Hey January 2 and I've got a kit finished...a new record for me
I've had this kit for a while and figured it was time to clear off the old workbench...
The Hanging Tree...

























































Too bad Aurora never produced this one....
Mcdee


----------



## Mark McGovern (Apr 25, 1999)

Good for you, Mcdee. Nothing says "Happy New Year" quite like a corpse dangling on your model shelf...

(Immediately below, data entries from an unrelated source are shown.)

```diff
diff --git a/bramble_amd/csrc/pipeline.cpp b/bramble_amd/csrc/pipeline.cpp
--- a/bramble_amd/csrc/pipeline.cpp
+++ b/bramble_amd/csrc/pipeline.cpp
@@ -438,10 +438,12 @@
   D.name_off = have_names ? b->name_off : nullptr; D.names = have_names ? b->names : nullptr; D.rnd0 = c->d_rnd.as<uint64_t>();
   D.gd = c->d_desc.as<uint2>(); D.dpos = c->d_desc.as<uint2>() + n; D.hi0 = c->d_hi0.as<uint32_t>(); D.counters = c->counters_d.as<uint64_t>(); D.tot = d_tot;
 
-  SideWork seeds(c, st, ax2), pair_big(c, st, ax), group_desc(c, st, ax), big_emit(c, st, ax);
+  SideWork seeds(c, st, ax2), pair_big(c, st, ax), group_desc(c, st, ax), big_emit(c, st, ax), totals(c, st, ax2);
   HIPCHK(hipMemsetAsync(dz, 0, (GD_COUNTER_WORDS + 4) * 8, st));
   RC(pair_big.fork());
-  RC(segment_stage(c, st, dc, b, pf));
+  SegExtra X{};
+  X.mark_mnm = count_pass_lean(dc.long_reads, dc.ignore_small_exons, dc.max_junc_ins, dc.max_junc_gap) && A.ix.n_rows != 0;
+  RC(segment_stage(c, st, dc, b, pf, &X));
   RC(pf.begin(BR_K_GROUP_IDS));
   launch_group_ids(st, ng, b->group_off, c->aln_group.as<uint32_t>());
   RC(pf.end());
@@ -481,6 +483,7 @@
     RC(pf.begin(BR_K_SCAN));
     launch_scan5(st, D, c->tile_sums.as<uint64_t>(), d_tot);
     RC(pf.end());
+    RC(totals.fork());
     expanded_ahead = false;
     if (c->m_aln.cap >= 4) {
       D.m_aln = c->m_aln.as<uint32_t>(); D.m_aln_cap = c->m_aln.cap / 4;
@@ -489,12 +492,14 @@
       RC(pf.end());
       expanded_ahead = true;
     }
-    HIPCHK(hipMemcpyAsync(rb->scan, d_tot, sizeof(rb->scan), hipMemcpyDeviceToHost, st));
-    HIPCHK(hipMemcpyAsync(rb->side, dz + GD_COUNTER_WORDS, sizeof(rb->side), hipMemcpyDeviceToHost, st));
-    HIPCHK(hipStreamSynchronize(st));
+    HIPCHK(hipMemcpyAsync(rb->scan, d_tot, sizeof(rb->scan), hipMemcpyDeviceToHost, ax2));
+    HIPCHK(hipMemcpyAsync(rb->side, dz + GD_COUNTER_WORDS, sizeof(rb->side), hipMemcpyDeviceToHost, ax2));
+    RC(totals.done());
+    RC(totals.wait_host());
     c->d_side_attempts = attempt + 1;
     if (rb->side[1]) {
-      if (attempt >= 3) return BR_ERR_CAPACITY;
+      if (attempt >= 3) { HIPCHK(hipStreamSynchronize(st)); return BR_ERR_CAPACITY; }
+      HIPCHK(hipStreamSynchronize(st));
       RC(group_desc.wait_host());
       c->d_side_cap = rb->side[0] + rb->side[0] / 4 + 4096;
       RC(c->d_side.ensure((size_t)c->d_side_cap * sizeof(uint2)));
@@ -504,8 +509,8 @@
     kept = rb->scan[TOT_MATCHES]; arena = rb->scan[TOT_ARENA]; n_simple = rb->scan[TOT_SIMPLE]; n_rows = rb->scan[TOT_ROWS]; n_raw = rb->scan[TOT_RAW];
     break;
   }
-  if (n_raw >= 0xffffffffull || kept >= 0xffffffffull) return BR_ERR_CAPACITY;
-  if (kept != n_rows) return BR_ERR_HIP;
+  if (n_raw >= 0xffffffffull || kept >= 0xffffffffull) { HIPCHK(hipStreamSynchronize(st)); return BR_ERR_CAPACITY; }
+  if (kept != n_rows) { HIPCHK(hipStreamSynchronize(st)); return BR_ERR_HIP; }
 
   const size_t nr = (size_t)std::max<uint64_t>(n_rows, 1);
   if (c->rows_busy_set && (c->pk_a.cap < nr * sizeof(uint4) || c->pk_c.cap < nr * sizeof(uint2))) HIPCHK(hipEventSynchronize(c->rows_busy));
@@ -866,10 +871,12 @@
     HIPCHK(hipMemcpy(nk.data(), D.n_kept, n * 4, hipMemcpyDeviceToHost));
     HIPCHK(hipMemcpy(hd.data(), c->head.p, n * sizeof(uint4), hipMemcpyDeviceToHost));
     HIPCHK(hipMemcpy(pf.data(), D.pflag, n, hipMemcpyDeviceToHost));
-    uint64_t light = 0;
-    for (size_t a = 0; a < n; a++)
+    uint64_t light = 0, big_light = 0;
+    for (size_t a = 0; a < n; a++) {
       if ((ff[a] >> 31) && hd[a].z == 2 && !(pf[a] & PF_BIG)) light += nk[a];
-    out[5] = light;
+      if ((ff[a] >> 31) && hd[a].z == 2 && (pf[a] & PF_BIG)) big_light++;
+    }
+    out[5] = light; out[6] = big_light; out[7] = nb[1];
   }
   return BR_OK;
 }
diff --git a/bramble_amd/csrc/project_kernels.hip b/bramble_amd/csrc/project_kernels.hip
--- a/bramble_amd/csrc/project_kernels.hip
+++ b/bramble_amd/csrc/project_kernels.hip
@@ -108,13 +108,14 @@
   if (cfg.long_reads) { AlnMeta m; m.n_seg = n; m.smode = smode; m.n_left_clip = lclip; m.n_right_clip = rclip; meta[a] = m; }
   uint2 q0 = n ? e0 : make_uint2(0, 0);
   head[a] = make_uint4(q0.x, q0.y, n, n ? (((uint32_t)rid << 2) | smode) : 0u);
+  const bool mnm = n == 2 && n_cigar == 3 && pre4 && CIG_OP(w4[0]) == OP_M && CIG_OP(w4[2]) == OP_M && !cfg.filter_by_similarity &&
+                   !cfg.long_reads && !cfg.ignore_small_exons;
   if (n > 1) {
-    const bool mnm = n == 2 && n_cigar == 3 && pre4 && CIG_OP(w4[0]) == OP_M && CIG_OP(w4[2]) == OP_M && !cfg.filter_by_similarity &&
-                     !cfg.long_reads && !cfg.ignore_small_exons;
     const uint2 q2 = n > 2 ? e2 : make_uint2(mnm ? 1u : 0u, 0);
     head2[a] = make_uint4(e1.x, e1.y, q2.x, q2.y);
   }
   uint32_t fast = (n == 1 && n_cigar == 1 && CIG_OP(cg[0]) == OP_M && !cfg.filter_by_similarity && !cfg.long_reads) ? 1u : 0u;
+  if (X.mark_mnm && mnm) fast = 1u;
   fast_flag[a] = (fast << 31) | ((n_cigar + 2u * (4u * n + 2u)) & 0x7fffffffu);
 }
 
@@ -853,6 +854,9 @@
     if (!EMIT && gl == 0) {
       A.n_matches[a] = total; A.mask[a] = mask_all;
       if constexpr (MODE == 1 && CNT && PRE == 1) { if (light && A.light_flag) A.light_flag[a] = (1u << 31) | (3u + 2u * (4u * 2u + 2u)); }
+      if constexpr (MODE != 0 && CNT && PRE == 2) {
+        if ((MODE == 2 || n_items > 64) && n_seg == 2 && hd2.z != 0 && A.light_flag) A.light_flag[a] = 3u + 2u * (4u * 2u + 2u);
+      }
       if (n_items > 64 && total) {
         const uint32_t k = atomicAdd(&sh_bn, 1u);
         if (k < BIG_LDS) sh_bl[EMIT ? 0 : k] = (uint32_t)a;
@@ -1852,8 +1856,12 @@
 template <int G>
 static void launch_count_g(hipStream_t st, const CountArgs &C, int n_blocks, int part) {
   const bool pre = !C.long_reads && !C.ignore_small_exons;
+  const bool lean = count_pass_lean(C.long_reads, C.ignore_small_exons, C.max_junc_ins, C.max_junc_gap);
   const dim3 g(n_blocks), b(256);
-  if (part == 1) {
+  if (lean) {
+    if (part == 1) hipLaunchKernelGGL((k_project<G, false, false, 1, 2, CountArgs>), g, b, 0, st, C);
+    else hipLaunchKernelGGL((k_project<G, false, false, 2, 2, CountArgs>), g, b, 0, st, C);
+  } else if (part == 1) {
     if (pre) hipLaunchKernelGGL((k_project<G, false, false, 1, 1, CountArgs>), g, b, 0, st, C);
     else hipLaunchKernelGGL((k_project<G, false, false, 1, 0, CountArgs>), g, b, 0, st, C);
   } else {
diff --git a/bramble_amd/lib.py b/bramble_amd/lib.py
--- a/bramble_amd/lib.py
+++ b/bramble_amd/lib.py
@@ -568,7 +568,7 @@
         out = (C.c_uint64 * 8)()
         pf = np.zeros(n_aln, dtype=np.uint8) if n_aln is not None else None
         check(lib().br_ctx_direct_diag(self.h, out, pf.ctypes.data if pf is not None and n_aln else None), "br_ctx_direct_diag")
-        d = dict(zip(("n_big", "side_attempts", "side_used", "side_cap", "pm_n", "light"), [int(v) for v in out[:6]]))
+        d = dict(zip(("n_big", "side_attempts", "side_used", "side_cap", "pm_n", "light", "big_light", "n_walk"), [int(v) for v in out[:8]]))
         if pf is not None:
             d["pflags"] = pf
         return d
diff --git a/profiles/emit_gap.py b/profiles/emit_gap.py
--- /dev/null
+++ b/profiles/emit_gap.py
@@ -0,0 +1,19 @@
+#!/usr/bin/env python3
+import csv
+import sys
+if len(sys.argv) != 2:
+    sys.exit("usage: profiles/emit_gap.py KERNEL_TRACE_CSV")
+ends, gaps = None, []
+rows = sorted(csv.DictReader(open(sys.argv[1])), key=lambda r: int(r["Start_Timestamp"]))
+for r in rows:
+    name = r["Kernel_Name"]
+    if "k_expand_rows" in name:
+        ends = int(r["End_Timestamp"])
+    elif "k_emit_rows<1>" in name and ends is not None:
+        gaps.append((int(r["Start_Timestamp"]) - ends) / 1e3)
+        ends = None
+if not gaps:
+    sys.exit("no k_expand_rows -> k_emit_rows<1> pair in " + sys.argv[1])
+gaps.sort()
+n = len(gaps)
+print("k_expand_rows end -> k_emit_rows<1> start, us: n %d min %.1f median %.1f max %.1f" % (n, gaps[0], gaps[n // 2], gaps[-1]))
diff --git a/profiles/light_count.py b/profiles/light_count.py
--- /dev/null
+++ b/profiles/light_count.py
@@ -0,0 +1,14 @@
+#!/usr/bin/env python3
+import sys
+sys.path.insert(0, ".")
+from bramble_amd import lib, synth
+ann = synth.Annotation("G", n_genes=1500, n_refs=3)
+idx = lib.Index(ann.as_dict(), device=0)
+for mode in ("pe", "se"):
+    batch = ann.reads(20000, mode)
+    for lanes in (8, 64):
+        ctx = lib.Context(idx)
+        ctx.set_param("small_batch", 0); ctx.set_param("direct_rows", 1); ctx.set_param("group_lanes", lanes)
+        rows = ctx.project_batch(lib.make_config(), batch)
+        print("LIGHT", mode, lanes, ctx.direct_diag()["light"], rows["n_rows"], flush=True)
+        ctx.close()
```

Nice job on the model nonetheless. :thumbsup:


----------



## mcdougall (Oct 28, 2007)

Mark McGovern said:


> Good for you, Mcdee. Nothing says "Happy New Year" quite like a corpse dangling on your model shelf...
> 
> Nice job on the model nonetheless. :thumbsup:


Yeah....me Mum kept me in the basement a lot....
Thanks Mark
Mcdee


----------



## IanWilkinson (Apr 23, 2010)

Personaly i love the subject matter!.. great build and paint job on it!... I think this is one the parents back in the 70's wouldn't let anyone get hold of!...


----------



## mcdougall (Oct 28, 2007)

Thanks Ian
I added the gun, Cactus, Whip, and Whisky jug from accessories I had kicking around and were not included in the kit.. Also added a lot of gnarled branches to the Tree....The Rope is from the Monster Scenes accessories:thumbsup:
Mcdee


----------



## rkoenn (Dec 18, 2007)

So who did this kit Denis? I assume it is a resin kit from an Aurora prototype design? Yours turned out great and what a neat one for your first kit of 2011. And I can agree with Ian, likely one of the hypothetical kits that would have had mothers in the early 70s up in arms.

Bob K.


----------



## mcdougall (Oct 28, 2007)

Al Reboiro did this one in Resin...
You can get it right here...
http://www.nightgallerykits.net/tree.htm

BTW...Your Package is in the Mail:thumbsup:
Mcdee


----------



## rkoenn (Dec 18, 2007)

mcdougall said:


> Al Reboiro did this one in Resin...
> You can get it right here...
> http://www.nightgallerykits.net/tree.htm
> 
> ...


You are a gentleman and a scholar Denis. A million thanks. I was really miffed that I lost that rat the night before completing the model. I definitely owe you one so let me know if I can ever help.

Bob K.


----------



## mcdougall (Oct 28, 2007)

IanWilkinson said:


> Personaly i love the subject matter!.. great build and paint job on it!... I think this is one the parents back in the 70's wouldn't let anyone get hold of!...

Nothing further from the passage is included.